Consider $$f(x)=\psi(\frac{2x+1}{2x})-\psi(\frac{x+1}{2x})$$
$\psi(x)$ is the digamma-function. This function occurs in the calculation of the definite integral
$$\int_0^1 \ln(x^n+1)dx=\ln(2)-\frac{f(n)}{2}$$ for $n>0$. Wolfram alpha gives a series expansion of $f(x)$ for $x\rightarrow\infty$ , but not for $x\rightarrow 0$ and I could not even calculate $$\lim_{x\rightarrow 0} f'(x)$$, which should be $1$ due to numerical calculation.
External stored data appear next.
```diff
@@ -201,15 +291,15 @@
     const unsigned TOT = all >> 5;
     unsigned pos = before & 31u, run = before >> 5;
     {
-        uint2* const rowp = reinterpret_cast<uint2*>(&s_end[g][6 * sub]);
+        uint2* const rowp = reinterpret_cast<uint2*>(&s_end[6 * sub]);
         rowp[0] = make_uint2(~0u, ~0u); rowp[1] = make_uint2(~0u, ~0u); rowp[2] = make_uint2(~0u, ~0u);
     }
     const unsigned dmy = 20u + (unsigned)sub;
     auto put = [&](const unsigned b, const unsigned c) {
         const unsigned at = c ? pos : dmy;
-        s_off[g][at] = b - run;
+        s_off[at] = b - run;
         run += c;
-        s_end[g][at] = run;
+        s_end[at] = run;
         pos += c ? 1u : 0u;
     };
     put(b0, c0);
@@ -217,7 +307,7 @@
     put(b2, c2);
     put(b3, c3);
     put(b4, c4);
-    s_end[g][dmy] = ~0u;
+    s_end[dmy] = ~0u;
     __builtin_amdgcn_fence(__ATOMIC_RELEASE, "wavefront");
     __builtin_amdgcn_wave_barrier();
     __builtin_amdgcn_fence(__ATOMIC_ACQUIRE, "wavefront");
@@ -228,13 +318,13 @@
     ps = P3 <= A32 ? P3 : ps;
     unsigned k = ps & 31u;
     {
-        const unsigned* const w = &s_end[g][k];
+        const unsigned* const w = &s_end[k];
         const unsigned w0 = w[0], w1 = w[1], w2 = w[2], w3 = w[3], w4 = w[4];
         k += (w0 <= a ? 1u : 0u) + (w1 <= a ? 1u : 0u) + (w2 <= a ? 1u : 0u) + (w3 <= a ? 1u : 0u) + (w4 <= a ? 1u : 0u);
     }
     for (unsigned idx = a; idx < e;) {
-        const unsigned E0 = s_end[g][k], E1 = s_end[g][k + 1];
-        const unsigned O0 = s_off[g][k], O1 = s_off[g][k + 1];
+        const unsigned E0 = s_end[k], E1 = s_end[k + 1];
+        const unsigned O0 = s_off[k], O1 = s_off[k + 1];
         const unsigned last = (E1 < e ? E1 : e) - 1;
         const unsigned i1 = idx + 1, i2 = idx + 2, i3 = idx + 3;
         const unsigned j1 = i1 < last ? i1 : last, j2 = i2 < last ? i2 : last, j3 = i3 < last ? i3 : last;
@@ -249,6 +339,7 @@
         consider(q3, s3, i3 <= last);
         idx = j3 + 1;
         k += (E0 <= idx ? 1u : 0u) + (E1 <= idx ? 1u : 0u);
+    }
     }
     const double m0 = group_min_dkey(t5[0]);
     if (dkey_valid(m0)) {
diff --git a/funny_lidar_slam_amd/csrc/matcher_base.hpp b/funny_lidar_slam_amd/csrc/matcher_base.hpp
--- a/funny_lidar_slam_amd/csrc/matcher_base.hpp
+++ b/funny_lidar_slam_amd/csrc/matcher_base.hpp
@@ -33,7 +33,7 @@
     double prof_ms = 0.0;
     int64_t prof_launches = 0;
     uint64_t prof_point_iters = 0;
-    fls::TrafficCounters last_tc{0, 0, 0};
+    fls::TrafficCounters last_tc{0, 0, 0, 0};
 
     int log_n = 0;
     bool log_stale = false;
diff --git a/funny_lidar_slam_amd/csrc/matcher_p2plane_ivox.hpp b/funny_lidar_slam_amd/csrc/matcher_p2plane_ivox.hpp
--- a/funny_lidar_slam_amd/csrc/matcher_p2plane_ivox.hpp
+++ b/funny_lidar_slam_amd/csrc/matcher_p2plane_ivox.hpp
@@ -579,7 +579,7 @@
         }
         return int(n);
     }
-    size_t map_size(int slot) const override { return map.counter(slot); }
+    size_t map_size(int slot) const override { return slot == 176 ? size_t(last_tc.shared) : map.counter(slot); }
 };
 
 }
diff --git a/funny_lidar_slam_amd/registration.py b/funny_lidar_slam_amd/registration.py
--- a/funny_lidar_slam_amd/registration.py
+++ b/funny_lidar_slam_amd/registration.py
@@ -297,6 +297,9 @@
         a = C.c_uint64(); b = C.c_uint64(); c = C.c_uint64()
         _lib.lib().fls_get_traffic_counters(self._h, C.byref(a), C.byref(b), C.byref(c))
         return a.value, b.value, c.value
+
+    def knn_shared_waves(self) -> int:
+        return self.map_size(176)
 
     def close(self) -> None:
         if getattr(self, "_h", None) and self._h.value:
diff --git a/include/fls_debug_ivox_knn.h b/include/fls_debug_ivox_knn.h
--- /dev/null
+++ b/include/fls_debug_ivox_knn.h
@@ -0,0 +1,17 @@
+#ifndef FLS_DEBUG_IVOX_KNN_H
+#define FLS_DEBUG_IVOX_KNN_H
+#include "fls_reg.h"
+#ifdef __cplusplus
+extern "C" {
+#endif
+
+#define FLS_DEBUG_IVOX_KNN_REVISION 1
+
+int fls_debug_ivox_knn_revision(void);
+
+fls_status fls_debug_ivox_knn_limits(int* r_max, int* cap);
+
+#ifdef __cplusplus
+}
+#endif
+#endif
```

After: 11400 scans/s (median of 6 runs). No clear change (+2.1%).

Does the Mac-Laurin-series for $f(x)$ exist ? If yes, how can I find the series ? And, finally, which convergent radius does it have ?
Let's take a look at the chapter about polygamma functions in Abramowitz and Stegun.
The multiplication formula (6.4.8) shows: $$\begin{align*} \psi(2x) &= \ln(2) + \frac{1}{2}(\psi(x) + \psi(x+1/2)) \\ \iff \psi(x + 1/2) &= 2\psi(2x) - \ln(4) - \psi(x) \end{align*}$$
The recurrence formula (6.4.6) shows: $$\psi(1 + x) = \psi(x) + \frac{1}{x}.$$
Combining both we get the following: $$\begin{align*} f(x) &= \psi(1 + 1/(2x)) - \psi(1/2 + 1/(2x)) = \psi(1/(2x)) + 2x - 2\psi(2/(2x)) + \ln(4) + \psi(1/(2x)) \\ &= 2\big\{\psi(1/(2x)) - \psi(1/x)\big\} + 2x + \ln(4) \end{align*}$$
Now we can plug in the asymptotic formula (6.3.18): $$\begin{align*} \psi(1/(2x)) - \psi(1/x) &= -\ln(2x) - x - \sum \limits_{k = 1}^n \frac{B_{2k}}{2k} 2^{2k} x^{2k} + \ln(x) + x/2 + \sum \limits_{k = 1}^n \frac{B_{2k}}{2k} x^{2k} + O(x^{2n + 1}) \\ &= -\ln(2) - x/2 - \sum \limits_{k = 1}^n\frac{B_{2k}}{2k}(4^k - 1) x^{2k} + O(x^{2n + 1}) \end{align*}$$
All together: $$f(x) = x - \sum \limits_{k = 1}^n \frac{B_{2k}}{k} (4^k - 1)x^{2k} + O(x^{2k + 1}).$$
Edit: Since $|B_{2n}| \sim 4 \sqrt{\pi n} \left(\frac{n}{\pi e}\right)^{2n}$ the corresponding series has a convergence radius of $0$.